Recorded data:
*** Begin section ***
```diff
@@ -401,11 +441,24 @@
         if (fail_row) break;
         int kend = min(32, t1 - tb + 1);
         for (int k = 0; k < kend;) {
+        bool closed = false;
+        (void)closed;
         if (tb + k == s_next) {
             const int t = tb + k;
             int seg_fail = 0;
             PBA_BV_EVENTS(true);
             if (seg_fail) { fail_row = seg_fail; kend = k + 1; }
+        }
+        if constexpr (SHIFT) {
+            if (closed) {
+                onehot_t oh = (onehot_t)bv_uniform64(one);
+                uint32_t cq[1] = {ta[0]}, eqn[1][NB];
+                PBA_BV_ROWS(0)
+                PBA_BV_STEP1X(NB == 1 ? 0 : -1, 0, true)
+                one = oh;
+                ta += 1; k += 1;
+                continue;
+            }
         }
         const int kstop = min(kend, s_next - tb);
         onehot_t oh = 0;
@@ -422,7 +475,8 @@
     if (fail_row == 0) fail_row = segment_done(s_m, m);
     if (fail_row) return __builtin_amdgcn_readfirstlane(fail_row);
     s_next = min(T_open, T_close);
-    hpm = bv_orn2(hp_last, live); hnm = bv_and2(hn_last, live);
+    if constexpr (SHIFT) { hpm = bv_uniform64(hpm); hnm = bv_uniform64(hnm); }
+    else { hpm = bv_orn2(hp_last, live); hnm = bv_and2(hn_last, live); }
 
     for (int tb = t1 + 1; tb <= t_end;) {
         const int k0 = (tb - 1) & 31;
@@ -433,38 +487,47 @@
         const int kend = min(32, k0 + (t_end - tb + 1));
         const int tc = tb - k0;
         for (int k = k0; k < kend;) {
+        bool closed = false;
+        (void)closed;
         if (tc + k == s_next) {
             const int t = tc + k;
             int seg_fail = 0;
             (void)seg_fail;
             PBA_BV_EVENTS(false);
         }
+#define PBA_BV_STEP2(CLOSED)                                                          \
+        {                                                                             \
+        const int t = tc + k;                                                         \
+        (void)t;                                                                      \
+        uint32_t cq[1] = {0u}, eqn[1][NB] = {};                                       \
+        (void)cq; (void)eqn;                                                          \
+        if constexpr (EQT) { cq[0] = ta[0]; PBA_BV_ROWS(0) }                          \
+        PBA_BV_TEXT(0)                                                                \
+        PBA_BV_HIN(CLOSED);                                                           \
+        _Pragma("unroll")                                                             \
+        for (int nb = 0; nb < NB; ++nb) {                                             \
+            uint32_t d0, php, mhp, eq;                                                \
+            PBA_BV_BLOCK(nb, php, mhp, d0, eq);                                       \
+            (void)d0; (void)eq; (void)php; (void)mhp;                                 \
+            if constexpr (TRACE == 1) {       \
+                if (st_on)                    \
+                    PBA_BV_TRP()[nb * 64] = make_uint2(eq | ~d0, swap_roles ? Pv[nb] : php); \
+            }                                                                         \
+        }                                                                             \
+        PBA_BV_HOUT()                                                                 \
+        if constexpr (RING) ta += 1;                                                  \
+        }
+        if constexpr (SHIFT) {
+            if (closed) { PBA_BV_STEP2(true) k += 1; continue; }
+        }
         const int kstop = min(kend, s_next - tc);
-        do {
-        const int t = tc + k;
-        (void)t;
-        uint32_t cq[1] = {0u}, eqn[1][NB] = {};
-        (void)cq; (void)eqn;
-        if constexpr (EQT) { cq[0] = ta[0]; PBA_BV_ROWS(0) }
-        PBA_BV_TEXT(0)
-        PBA_BV_HIN();
-#pragma unroll
-        for (int nb = 0; nb < NB; ++nb) {
-            uint32_t d0, php, mhp, eq;
-            PBA_BV_BLOCK(nb, php, mhp, d0, eq);
-            (void)d0; (void)eq; (void)php; (void)mhp;
-            if constexpr (TRACE == 1) {
-                if (st_on)
-                    PBA_BV_TRP()[nb * 64] = make_uint2(eq | ~d0, swap_roles ? Pv[nb] : php);
-            }
-        }
-        PBA_BV_HOUT()
-        if constexpr (RING) ta += 1;
-        } while (++k < kstop);
+        do { PBA_BV_STEP2(false) } while (++k < kstop);
         }
         tb += kend - k0;
     }
 #undef PBA_BV_STRETCH1
+#undef PBA_BV_STEP2
+#undef PBA_BV_STEP1X
 #undef PBA_BV_STEP1
 #undef PBA_BV_ROWS
 #undef PBA_BV_TEXT
@@ -475,12 +538,15 @@
 #undef PBA_BV_HIN
 #undef PBA_BV_EVENTS
     if (const int sb = PBA_BV_LANE_SB(); PBA_BV_LANE_OPEN() && sb >= s_m && sb < S) {
-        fin[FIN_SB + lane] = (uint32_t)sb;
-#pragma unroll
-        for (int nb = 0; nb < NB; ++nb) { fin[2 * nb * PBA_WAVE + lane] = Pv[nb]; fin[(2 * nb + 1) * PBA_WAVE + lane] = Mv[nb]; }
+        const int col = SHIFT ? lsh_col(lane, s_cl) : lane;
+        fin[FIN_SB + col] = (uint32_t)sb;
+#pragma unroll
+        for (int nb = 0; nb < NB; ++nb) { fin[2 * nb * PBA_WAVE + col] = Pv[nb]; fin[(2 * nb + 1) * PBA_WAVE + col] = Mv[nb]; }
     }
 #undef PBA_BV_LANE_OPEN
 #undef PBA_BV_LANE_SB
+#undef PBA_BV_LANE_OF
+#undef tab_lane
     const int fin_s = (int)fin[FIN_SB + lane];
     int b_tot[NB], b_min[NB], b_pos[NB];
 #pragma unroll
diff --git a/pacbioassembly_amd/csrc/lane_shift.h b/pacbioassembly_amd/csrc/lane_shift.h
--- /dev/null
+++ b/pacbioassembly_amd/csrc/lane_shift.h
@@ -0,0 +1,21 @@
+#ifndef PBA_LANE_SHIFT_H
+#define PBA_LANE_SHIFT_H
+
+#include <stdint.h>
+
+#include "eq_table.h"
+
+#define PBA_LSH_LANES 64
+
+PBA_TXR_FN int lsh_sb(int lane, int s_cl) { return s_cl + lane; }
+PBA_TXR_FN int lsh_lane(int s, int s_cl) { return s - s_cl; }
+PBA_TXR_FN int lsh_col(int lane, int s_cl) { return (lane + s_cl) & (PBA_LSH_LANES - 1); }
+PBA_TXR_FN int lsh_src_lane(int lane) { return (lane + 1) & (PBA_LSH_LANES - 1); }
+PBA_TXR_FN uint64_t lsh_hin_plus(uint64_t hpm) { return (hpm << 1) | 1ull; }
+PBA_TXR_FN uint64_t lsh_hin_minus(uint64_t hnm) { return hnm << 1; }
+PBA_TXR_FN uint64_t lsh_hin_plus_closed(uint64_t hpm) { return hpm; }
+PBA_TXR_FN uint64_t lsh_hin_minus_closed(uint64_t hnm) { return hnm; }
+PBA_TXR_FN int lsh_ring_addr(int t, int lane, int s_cl) { return txr_addr(t, lsh_sb(lane, s_cl)); }
+PBA_TXR_FN int lsh_read_word(int cell, int b, int lane, int s_cl) { return eqt_read_word(cell, b, lsh_col(lane, s_cl)); }
+
+#endif
```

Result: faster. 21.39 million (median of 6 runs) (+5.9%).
*** End section ***
- Work to be completed:
Retrieve each line of the data in which the word "while" can be found.

- Task result:
-        } while (++k < kstop);
+        do { PBA_BV_STEP2(false) } while (++k < kstop);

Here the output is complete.